Berlin : Kein Recycling unter dieser Nummer Wohin mit den alten Telefonbüchern auf CDs?

Stefan Jacobs

Seit einigen Tagen gibt es die neuen Telefonbücher und die Gelben Seiten – selbstverständlich auch auf Compact Disc. Und fast ebenso selbstverständlich werden die alten Scheiben weggeworfen. Die Postler in der Filiale am Potsdamer Platz zuckten auch am Freitag noch mit den Schultern, wenn Kunden nach Recycling fragen. Und das, obwohl die für die Telefonbücher verantwortliche Telekom-Tochter DeTeMedien – auf Tagesspiegel-Recherchen hin – die Berliner Postfilialen anwies, die CDs zum Recycling zurückzunehmen. Doch das hat sich offenbar weder zu den Postschaltern noch zur Privatkunden-Hotline der Telekom herumgesprochen. Auch in der Pressestelle der Post hieß es spontan: „Die CDs sind so klein, die entsorgt jeder für sich.“ Etwa 16 Gramm wiegt eine CD. Macht bei einer Auflage von zweimal 500 000 Exemplaren allein in Berlin 16 Tonnen Müll.
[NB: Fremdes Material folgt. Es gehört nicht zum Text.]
@@ -304,10 +304,15 @@
             gn.m_blk = gn.M_pad = 2 * LOWRANK_NODES;
             gn.q_stride = t_count;
             PSA_REQUIRE(c->d_lr_qn.cap >= (size_t)LOWRANK_NODES * 3 * t_count * sizeof(float2), "node projections not reserved");
-            PSA_TRY(launch_k1_planes_lw(c, pl, c->d_phase.ptr, c->d_lr_qn.as<float2>(), gn, n_fg));
-            ProjGeom gd = g;
-            gd.M_pad = g.M_pad_d;
-            PSA_TRY(launch_k1_planes_diff(c, pl, c->d_lr_diff.ptr, d_q, gd, n_fg, g.dscale));
+            if (g.lr_pair) {
+                PSA_TRY(launch_k1_lowrank_pair(c, pl, c->d_phase.ptr, c->d_lr_diff.ptr, c->d_lr_qn.as<float2>(), d_q, g, n_fg, g.dscale));
+                ++c->lowrank_pair_launches;
+            } else {
+                PSA_TRY(launch_k1_planes_lw(c, pl, c->d_phase.ptr, c->d_lr_qn.as<float2>(), gn, n_fg));
+                ProjGeom gd = g;
+                gd.M_pad = g.M_pad_d;
+                PSA_TRY(launch_k1_planes_diff(c, pl, c->d_lr_diff.ptr, d_q, gd, n_fg, g.dscale));
+            }
             PSA_TRY(launch_lowrank_combine_r(c, c->d_lr_qn.as<float2>(), c->d_lr_L.as<float>(), c->d_lr_phi.as<float2>(), d_q, g,
                                              t_count));
             ++c->lowrank_launches;
diff --git a/psa_amd/csrc/k1_lowrank_pair.h b/psa_amd/csrc/k1_lowrank_pair.h
--- /dev/null
+++ b/psa_amd/csrc/k1_lowrank_pair.h
@@ -0,0 +1,28 @@
+#pragma once
+#include "k1_tile.h"
+
+namespace psa {
+
+constexpr int LRP_ROWS = 512;
+constexpr int LRP_A_ROWS = 64, LRP_A_UNITS = 4;
+constexpr int LRP_B_MT = 14, LRP_B_UNITS = 2 * LRP_B_MT;
+constexpr int LRP_PAD_STAGES = 4;
+static_assert(LRP_A_ROWS + 16 * LRP_B_UNITS == LRP_ROWS, "the two roles share the block's rows");
+
+__host__ __device__ inline size_t lrp_b_first_unit(int n_stage) { return (size_t)(n_stage + LRP_PAD_STAGES) * LRP_A_UNITS; }
+__host__ __device__ inline size_t pd16_pair_index(int m, int a, int n_stage) {
+    const int rt = m >> 4, r = m & 15, al = a % K1_BA, st = a / K1_BA;
+    size_t    unit;
+    if (rt < LRP_A_UNITS) {
+        unit = (size_t)st * LRP_A_UNITS + (size_t)(2 * (rt & 1) + (rt >> 1));
+    } else {
+        const int rb = rt - LRP_A_UNITS, h = rb / LRP_B_MT, mt = rb % LRP_B_MT;
+        unit = lrp_b_first_unit(n_stage) + (size_t)st * LRP_B_UNITS + (size_t)(2 * mt + h);
+    }
+    return unit * (16 * K1_BA) + (size_t)r * K1_BA + (size_t)((((al >> 3) ^ pl_swizzle(r)) << 3) + (al & 7));
+}
+__host__ __device__ inline size_t pd16_pair_table_bytes(int n_stage) {
+    return (size_t)(n_stage + LRP_PAD_STAGES) * (LRP_A_UNITS + LRP_B_UNITS) * 1024;
+}
+
+}
diff --git a/psa_amd/csrc/k1_lowrank_pair.hip b/psa_amd/csrc/k1_lowrank_pair.hip
--- /dev/null
+++ b/psa_amd/csrc/k1_lowrank_pair.hip
@@ -0,0 +1,304 @@
+#include <utility>
+
+#include "k1_f16.h"
+#include "k1_lowrank_pair.h"
+
+namespace psa {
+
+namespace {
+constexpr int LP_T_BLK = 64, LP_RING_UNITS = 160;
+constexpr int LPA_STAGE_UNITS = 44, LPA_PERIOD = 40, LPA_FOLD = 8, LPA_MT = 4, LPA_DT = LRP_A_UNITS / 2;
+constexpr int LPA_NODE_U0 = 24, LPA_D_U0 = 40;
+constexpr int LPA_EARLY = LP_RING_UNITS - 3 * LPA_STAGE_UNITS;
+constexpr int LPB_STAGE_UNITS = 12 + LRP_B_UNITS, LPB_PERIOD = LP_RING_UNITS / LPB_STAGE_UNITS, LPB_D_U0 = 12;
+constexpr int LP_NODE_STAGE_BYTES = pf16_stage_bytes(2 * LOWRANK_NODES);
+static_assert(LPA_EARLY == 28 && LPA_PERIOD % LPA_FOLD == 0 && LPA_D_U0 + LRP_A_UNITS == LPA_STAGE_UNITS, "role A's ring");
+static_assert(LPB_STAGE_UNITS == 40 && LPB_PERIOD == 4, "role B's ring is four whole stages");
+static_assert(3 * 3 * LPA_MT + 3 * LPA_DT == 3 * LRP_B_MT, "both roles multiply the same per stage: 42 MFMAs per wavefront");
+constexpr auto a_unit_off = unit_off<LPA_STAGE_UNITS, LP_RING_UNITS, LPA_PERIOD>;
+constexpr auto b_unit_off = unit_off<LPB_STAGE_UNITS, LP_RING_UNITS, LPB_PERIOD>;
+}
+
+__global__ void __launch_bounds__(512, 2)
+k1_lowrank_pair_kernel(const _Float16* __restrict__ planes, const _Float16* __restrict__ Pn, const _Float16* __restrict__ Dp,
+                       float2* __restrict__ Qn, float2* __restrict__ Q, int64_t T, int64_t q_stride, int n_fg, int n_stage, int K,
+                       int n_tblk, float qscale_n, float qscale_d) {
+    using PR = F16x2;
+    using E8 = PR::v8;
+    using std::integral_constant;
+    __shared__ __attribute__((aligned(16))) unsigned char smem[LP_RING_UNITS * 1024];
+    const unsigned lds0 = (unsigned)(size_t)(lds_u8*)smem;
+
+    int mb, tb;
+    if (!k1_block_map(2, n_tblk, mb, tb)) return;
+
+    const int tid = threadIdx.x, lane = tid & 63;
+    const int w = __builtin_amdgcn_readfirstlane(tid >> 6);
+    const int wh = w >> 2, wf = w & 3;
+    const int r16 = lane & 15, q = lane >> 4;
+
+    int fg = tb * 4 + wf;
+    if (fg >= n_fg) fg = n_fg - 1;
+    const unsigned char* pl0 = reinterpret_cast<const unsigned char*>(planes) + (size_t)fg * n_stage * PL_STAGE_BYTES;
+    const unsigned dma_voff = 16 * lane;
+    const unsigned wbase = lds0 + 1024 * wf;
+    const unsigned lane_off = lds0 + r16 * (K1_BA * 2) + ((q ^ pl_swizzle(r16)) << 4);
+    unsigned       lane_a[3], lane_b[3];
+    unit_ring_windows(lane_off + 1024 * wh, lane_off + 1024 * wf, lane_a, lane_b);
+    using I0 = integral_constant<int, 0>;
+    using I1 = integral_constant<int, 1>;
+    using I2 = integral_constant<int, 2>;
+
+    if (mb == 0) {
+        const unsigned char* src[11];
+#pragma unroll
+        for (int i = 0; i < 6; ++i) src[i] = pl0 + 1024 * i;
+#pragma unroll
+        for (int j = 0; j < 4; ++j) {
+            const int x = 4 * j + wf;
+            src[6 + j] = reinterpret_cast<const unsigned char*>(Pn) + 1024 * (8 * (x >> 3) + 4 * (x & 1) + ((x >> 1) & 3));
+        }
+        src[10] = reinterpret_cast<const unsigned char*>(Dp) + 1024 * wf;
+        auto dma = [&](auto s40_c, auto i_c) __attribute__((always_inline)) {
+            constexpr int      S40 = decltype(s40_c)::value, I = decltype(i_c)::value;
+            constexpr unsigned OFF = a_unit_off(S40, 4 * I);
+            if constexpr (I < 6) {
+                lds_dma16_at<OFF, (I & 1) != 0>(src[I], dma_voff, wbase);
+                src[I] += PL_STAGE_BYTES;
+            } else if constexpr (I < 10) {
+                lds_dma16_at<OFF, false>(src[I], dma_voff, wbase);
+                src[I] += LP_NODE_STAGE_BYTES;
+            } else {
+                lds_dma16_at<OFF, false>(src[I], dma_voff, wbase);
+                src[I] += LRP_A_UNITS * 1024;
+            }
+        };
+        auto dma_range = [&]<int S40, int... Is>(integral_constant<int, S40>, std::integer_sequence<int, Is...>) __attribute__((always_inline)) {
+            (dma(integral_constant<int, S40>{}, integral_constant<int, Is>{}), ...);
+        };
+        auto dma_late = [&](auto s40_c) __attribute__((always_inline)) { dma_range(s40_c, std::integer_sequence<int, 7, 8, 9, 10>{}); };
+        auto dma_early = [&](auto s40_c) __attribute__((always_inline)) { dma_range(s40_c, std::make_integer_sequence<int, 7>{}); };
+
+        E8    a[2][2][LPA_MT];
+        E8    ad[2][LPA_DT];
+        E8    bb[3][2];
+        f32x4 hi[LPA_MT][3], lo[LPA_MT][3], accd[LPA_DT][3];
+        auto  read_a = [&](auto s40_c, auto p_c, auto mt_c) __attribute__((always_inline)) {
+            constexpr int S40 = decltype(s40_c)::value, P = decltype(p_c)::value, MTI = decltype(mt_c)::value;
+            a[S40 & 1][P][MTI] = lds_frag(lane_a, a_unit_off(S40, LPA_NODE_U0 + 8 * P + 2 * MTI));
+        };
+        auto read_ad = [&](auto s40_c, auto mt_c) __attribute__((always_inline)) {
+            constexpr int S40 = decltype(s40_c)::value, MTI = decltype(mt_c)::value;
+            ad[S40 & 1][MTI] = lds_frag(lane_a, a_unit_off(S40, LPA_D_U0 + 2 * MTI));
+        };
+        auto read_b = [&](auto s40_c, auto c_c, auto p_c) __attribute__((always_inline)) {
+            constexpr int S40 = decltype(s40_c)::value, CC = decltype(c_c)::value, P = decltype(p_c)::value;
+            bb[CC][P] = lds_frag(lane_b, a_unit_off(S40, 4 * (2 * CC + P)));
+        };
+        auto each_mt = [&](auto&& f) __attribute__((always_inline)) {
+            f(I0{});
+            f(I1{});
+            f(I2{});
+            f(integral_constant<int, 3>{});
+        };
+        static_assert(LPA_PERIOD % 2 == 0, "the fragment sets alternate with the stage");
+#pragma unroll
+        for (int mt = 0; mt < LPA_MT; ++mt)
+#pragma unroll
+            for (int c = 0; c < 3; ++c) {
+                hi[mt][c] = f32x4{0.f, 0.f, 0.f, 0.f};
+                lo[mt][c] = f32x4{0.f, 0.f, 0.f, 0.f};
+            }
+#pragma unroll
+        for (int mt = 0; mt < LPA_DT; ++mt)
+#pragma unroll
+            for (int c = 0; c < 3; ++c) accd[mt][c] = f32x4{0.f, 0.f, 0.f, 0.f};
+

Dabei ließe sich der Berg sogar zu Geld machen. Verwertungsunternehmen kratzen Aufkleber, Farbe und die hauchdünne Aluminiumschicht von den Silberlingen, so dass wertvolles Polycarbonat übrig bleibt. Aus dem wärmeresistenten Kunststoff lassen sich etwa Stecker und Lampengehäuse, ja sogar Schallschutzwände und transparente Dächer herstellen.
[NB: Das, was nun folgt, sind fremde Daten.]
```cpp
#define RCBF_QP_OK 0
#define RCBF_QP_MAX_ITER 1
#define RCBF_QP_INFEASIBLE 2
// ... 221 lines not shown
#define RCBF_TRAJ_U 2
#define RCBF_TRAJ_REWARD 4
#define RCBF_TRAJ_COST 8
#define RCBF_TRAJ_DONE 16
#define RCBF_TRAJ_GOAL_MET 32
#define RCBF_TRAJ_STATUS 64
#define RCBF_TRAJ_TERM_OBS 128
#define RCBF_AQL_PROFILE 1
#define RCBF_AQL_FIRST_ACQUIRE_SYSTEM 2
#define RCBF_AQL_LAST_RELEASE_AGENT 4
#define RCBF_AQL_STUDY_MID_NOFENCE 8
#define RCBF_AQL_STUDY_MID_NOACQ 16
#define RCBF_AQL_STUDY_MID_NOREL 32
#define RCBF_AQL_PROFILE_ENDS 64
#define RCBF_AQL_PER_STEP 128
#define RCBF_AQL_SAFE_STEP_KERNARG_BYTES 408
#define RCBF_AQL_SAFE_STEPS_KERNARG_BYTES 408
#define RCBF_AQL_SAFE_STEPS_TRAJ_KERNARG_BYTES 424
#define RCBF_AQL_SAFE_STEPS_TERM_KERNARG_BYTES 432
typedef struct rcbf_aql rcbf_aql;
typedef struct rcbf_aql_plan rcbf_aql_plan;
int rcbf_aql_open(int32_t device, const char* code_object, int32_t flags, rcbf_aql** out);
int rcbf_aql_close(rcbf_aql* q);
int rcbf_aql_kernel_count(const rcbf_aql* q);
int rcbf_aql_safe_step_plan(rcbf_aql* q, const rcbf_params* prm, int64_t B, int32_t K, double* x, double* aux,
                            int32_t* step, uint32_t* episode, const float* const* u_rl_seq, int32_t n_u_rl,
                            const float* mu, const float* sigma, int32_t prior_cols, float* obs_out, float* u_out,
                            float* reward, float* cost, uint8_t* done, uint8_t* goal_met, int32_t* status_out,
                            int32_t* fail_flag, int32_t auto_reset, uint64_t seed, int64_t env_offset,
                            uint64_t* span_out, int32_t flags, rcbf_aql_plan** out);
// ... 2 lines not shown
                                 const float* mu, const float* sigma, int32_t prior_cols, float* obs_out,
                                 float* u_out, float* reward, float* cost, uint8_t* done, uint8_t* goal_met,
                                 int32_t* status_out, int32_t* fail_flag, int32_t auto_reset, uint64_t seed,
                                 int64_t env_offset, uint64_t* span_out, int32_t flags, int32_t traj_mask,
                                 int64_t traj_pitch, rcbf_aql_plan** out);
int rcbf_aql_safe_step_term_plan(rcbf_aql* q, const rcbf_params* prm, int64_t B, int32_t K, double* x, double* aux,
                                 int32_t* step, uint32_t* episode, const float* const* u_rl_seq, int32_t n_u_rl,
                                 const float* mu, const float* sigma, int32_t prior_cols, float* obs_out,
                                 float* u_out, float* reward, float* cost, uint8_t* done, uint8_t* goal_met,
                                 int32_t* status_out, int32_t* fail_flag, int32_t auto_reset, uint64_t seed,
                                 int64_t env_offset, uint64_t* span_out, int32_t flags, int32_t traj_mask,
                                 int64_t traj_pitch, float* term_obs, rcbf_aql_plan** out);
int rcbf_aql_run(rcbf_aql_plan* plan, uint64_t timeout_us);
int rcbf_aql_plan_times(const rcbf_aql_plan* plan, uint64_t* start_end_ns);
int rcbf_aql_plan_dispatches(const rcbf_aql_plan* plan);
int rcbf_aql_plan_free(rcbf_aql_plan* plan);

const char* rcbf_version(void);
int32_t rcbf_abi_version(void);
int32_t rcbf_params_size(void);

#ifdef __cplusplus
}
#endif
#endif
```

sac-rcbf_amd/csrc/rcbf_aql.hip:

```cpp
#include <hip/hip_runtime.h>
#include <hsa/hsa.h>
#include <hsa/hsa_ext_amd.h>

#include <dlfcn.h>
#include <immintrin.h>
#include <time.h>

#include <atomic>
#include <cstddef>
#include <cstdio>
#include <cstring>
#include <string>
#include <vector>

#include "rcbf_hip.h"
#include "rcbf_safe_step.hpp"

namespace {

using namespace rcbf;

struct SafeStepArgs {
    int64_t B;
    double* x;
// ... 49 lines not shown

}

struct rcbf_aql {
    int device = -1;
    hsa_agent_t agent{};
    hsa_queue_t* queue = nullptr;
    hsa_code_object_reader_t reader{};
    hsa_code_object_reader_t reader_traj{};
    hsa_executable_t exe{};
    hsa_executable_t exe_traj{};
    hsa_code_object_reader_t reader_term{};
    hsa_executable_t exe_term{};
    bool have_reader = false, have_reader_traj = false, have_exe = false, have_exe_traj = false, hsa_up = false;
    bool have_reader_term = false, have_exe_term = false;
    std::vector<char> code, code_traj, code_term;
    std::vector<KernelInfo> kernels;
    std::atomic<int> queue_error{0};
    int profiling = 0;
    bool fused = false;
    bool traj = false;
    bool term = false;
};

struct rcbf_aql_plan {
    rcbf_aql* q = nullptr;
    int device = -1;
    int32_t K = 0;
    void* kernargs = nullptr;
    std::vector<hsa_kernel_dispatch_packet_t> pkt;
    std::vector<hsa_signal_t> sig;
    int profiled = 0;
};

namespace {

void queue_error_cb(hsa_status_t status, hsa_queue_t*, void* data) {
    auto* q = static_cast<rcbf_aql*>(data);
    q->queue_error.store((int)status);
}

struct AgentSearch {
    uint32_t bdf;
    uint32_t domain;
    hsa_agent_t found{};
    bool ok = false;
};
// ... 49 lines not shown
    return buf;
}

std::string safe_steps_traj_prefix(int mode, int k, int bs) {
    char buf[128];
    snprintf(buf, sizeof buf, "_ZN4rcbf17k_safe_steps_trajILi%dELi%dELi%dEEEv", mode, k, bs);
    return buf;
}

std::string safe_steps_term_prefix(int mode, int k, int bs) {
    char buf[128];
    snprintf(buf, sizeof buf, "_ZN4rcbf17k_safe_steps_termILi%dELi%dELi%dEEEv", mode, k, bs);
    return buf;
}

bool read_side_code_object(const std::string& path, const char* suffix, std::vector<char>& code) {
    if (path.size() <= 3 || path.compare(path.size() - 3, 3, ".co") != 0) return true;
    const std::string tpath = path.substr(0, path.size() - 3) + suffix + ".co";
    FILE* tf = fopen(tpath.c_str(), "rb");
    if (!tf) return true;
    fseek(tf, 0, SEEK_END);
    const long tn = ftell(tf);
    fseek(tf, 0, SEEK_SET);
    code.resize(tn > 0 ? (size_t)tn : 0);
    const bool ok = tn > 0 && fread(code.data(), 1, (size_t)tn, tf) == (size_t)tn;
    fclose(tf);
    return ok;
}

template <typename T>
// ... 23 lines not shown
    explicit DeviceGuard(int dev) {
        if (hipGetDevice(&prev) != hipSuccess) prev = -1;
        if (prev != dev) (void)hipSetDevice(dev);
    }
    ~DeviceGuard() {
        if (prev >= 0) (void)hipSetDevice(prev);
    }
};

void destroy(rcbf_aql* q) {
    if (!q) return;
    if (q->queue) hsa_queue_destroy(q->queue);
    if (q->have_exe) hsa_executable_destroy(q->exe);
    if (q->have_exe_traj) hsa_executable_destroy(q->exe_traj);
    if (q->have_exe_term) hsa_executable_destroy(q->exe_term);
    if (q->have_reader) hsa_code_object_reader_destroy(q->reader);
    if (q->have_reader_traj) hsa_code_object_reader_destroy(q->reader_traj);
    if (q->have_reader_term) hsa_code_object_reader_destroy(q->reader_term);
    if (q->hsa_up) hsa_shut_down();
    delete q;
}

}

extern "C" {

int rcbf_aql_open(int32_t device, const char* code_object_path, int32_t flags, rcbf_aql** out) {
    if (!out) return RCBF_E_NULL;
    *out = nullptr;
    int ndev = 0;
    if (hipGetDeviceCount(&ndev) != hipSuccess || device < 0 || device >= ndev) return RCBF_E_BAD_SHAPE;
    std::string path;
    if (code_object_path && *code_object_path) {
// ... 13 lines not shown
    fseek(f, 0, SEEK_END);
    const long n = ftell(f);
    fseek(f, 0, SEEK_SET);
    q->code.resize(n > 0 ? (size_t)n : 0);
    const bool read_ok = n > 0 && fread(q->code.data(), 1, (size_t)n, f) == (size_t)n;
    fclose(f);
    if (!read_ok) {
        delete q;
        return RCBF_E_BAD_SHAPE;
    }
    if (!read_side_code_object(path, "_traj", q->code_traj)) {
        delete q;
        return RCBF_E_BAD_SHAPE;
    }
    if (!read_side_code_object(path, "_term", q->code_term)) {
        delete q;
        return RCBF_E_BAD_SHAPE;
    }
    int rc = hsa_rc(hsa_init());
    if (rc) {
        delete q;
        return rc;
    }
    q->hsa_up = true;
    hipDeviceProp_t prop;
    if (hipGetDeviceProperties(&prop, device) != hipSuccess) {
        destroy(q);
        return RCBF_E_HSA;
    }
    AgentSearch s{(uint32_t)((prop.pciBusID << 8) | (prop.pciDeviceID << 3)), (uint32_t)prop.pciDomainID};
// ... 28 lines not shown
    }
    if (!rc && !q->code_term.empty()) {
        rc = hsa_rc(
            hsa_code_object_reader_create_from_memory(q->code_term.data(), q->code_term.size(), &q->reader_term));
        if (!rc) q->have_reader_term = true;
        if (!rc)
            rc = hsa_rc(hsa_executable_create_alt(HSA_PROFILE_FULL, HSA_DEFAULT_FLOAT_ROUNDING_MODE_DEFAULT, nullptr,
                                                  &q->exe_term));
        if (!rc) q->have_exe_term = true;
        if (!rc)
            rc = hsa_rc(
                hsa_executable_load_agent_code_object(q->exe_term, q->agent, q->reader_term, nullptr, nullptr));
        if (!rc) rc = hsa_rc(hsa_executable_freeze(q->exe_term, nullptr));
        if (!rc) rc = hsa_rc(hsa_executable_iterate_agent_symbols(q->exe_term, q->agent, collect_kernel, q));
    }
    int n_steps = 0, n_fused = 0, n_traj = 0, n_term = 0;
    for (const auto& k : q->kernels) {
        if (k.name.compare(0, 21, "_ZN4rcbf11k_safe_step") == 0) {
            ++n_steps;
            if (k.kernarg_bytes != sizeof(SafeStepArgs) || k.private_bytes != 0) rc = RCBF_E_BAD_SHAPE;
        } else if (k.name.compare(0, 22, "_ZN4rcbf12k_safe_steps") == 0) {
            ++n_fused;
            if (k.kernarg_bytes != sizeof(SafeStepsArgs) || k.private_bytes != 0) rc = RCBF_E_BAD_SHAPE;
        } else if (k.name.compare(0, 27, "_ZN4rcbf17k_safe_steps_traj") == 0) {
            ++n_traj;
            if (k.kernarg_bytes != sizeof(SafeStepsTrajArgs) || k.private_bytes != 0) rc = RCBF_E_BAD_SHAPE;
        } else if (k.name.compare(0, 27, "_ZN4rcbf17k_safe_steps_term") == 0) {
            ++n_term;
            if (k.kernarg_bytes != sizeof(SafeStepsTermArgs) || k.private_bytes != 0) rc = RCBF_E_BAD_SHAPE;
        }
    }
    if (!rc && n_steps == 0) rc = RCBF_E_BAD_MODE;
    q->fused = n_fused > 0;
    q->traj = n_traj > 0;
    q->term = n_term > 0;
    if (!rc)
        rc = hsa_rc(hsa_queue_create(q->agent, kQueueSize, HSA_QUEUE_TYPE_SINGLE, queue_error_cb, q, UINT32_MAX,
                                     UINT32_MAX, &q->queue));
    if (!rc && q->profiling) rc = hsa_rc(hsa_amd_profiling_set_profiler_enabled(q->queue, 1));
    if (rc) {
        destroy(q);
        return rc;
    }
    *out = q;
    return 0;
}
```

Beim fehlenden Recycling steht die Post nicht allein da. Auch die Frau beim Mitgliederservice des Internet-Providers und CD-Massenverteilers AOL hat „keine Ahnung“ von Entsorgungsmöglichkeiten und fügt hinzu, dass sie privat ihre CDs in die Gelbe Tonne werfe. Doch da gehören sie nicht hin. In der Pressestelle von AOL gibt es die Auskunft, dass die Leute ungefähr fünf Prozent der verteilten Silberscheiben zurückschickten. Das geht bei AOL immerhin portofrei: CD in die Hülle, Anschrift drauf und ab in den Briefkasten.

Thomas Klöckner, Sprecher der Berliner Stadtreinigung, verweist auf Sammelboxen auf jedem der 15 Recyclinghöfe in der Stadt. 680 Kilogramm alte CDs seien hier 2003 gesammelt und einer Recyclingfirma überlassen worden . Es gibt nur eine Hand voll solcher Unternehmen in Deutschland. In Berlin recycelt allein die Firma PAV in Marienfelde CDs. Die Anlage sei nicht ausgelastet, sagt Geschäftsführer Hans-Joachim Brauer: „Weil keiner weiß, dass man CDs zurückgeben sollte. Und weil sich jeder drückt, solange er kann.“ Der Vorwurf geht vor allem an die Elektronikmärkte. Vergeblich wollte Brauer die Geschäfte für eine Sammelbox – ähnlich der längst vorgeschriebenen Batterie-Kiste – erwärmen. Eine Ausnahme ist die Computer-Fachmarktkette Vobis, die alte CDs in ihren Filialen zurücknimmt. Sonst bleibt bisher nur der Weg zum Recyclinghof.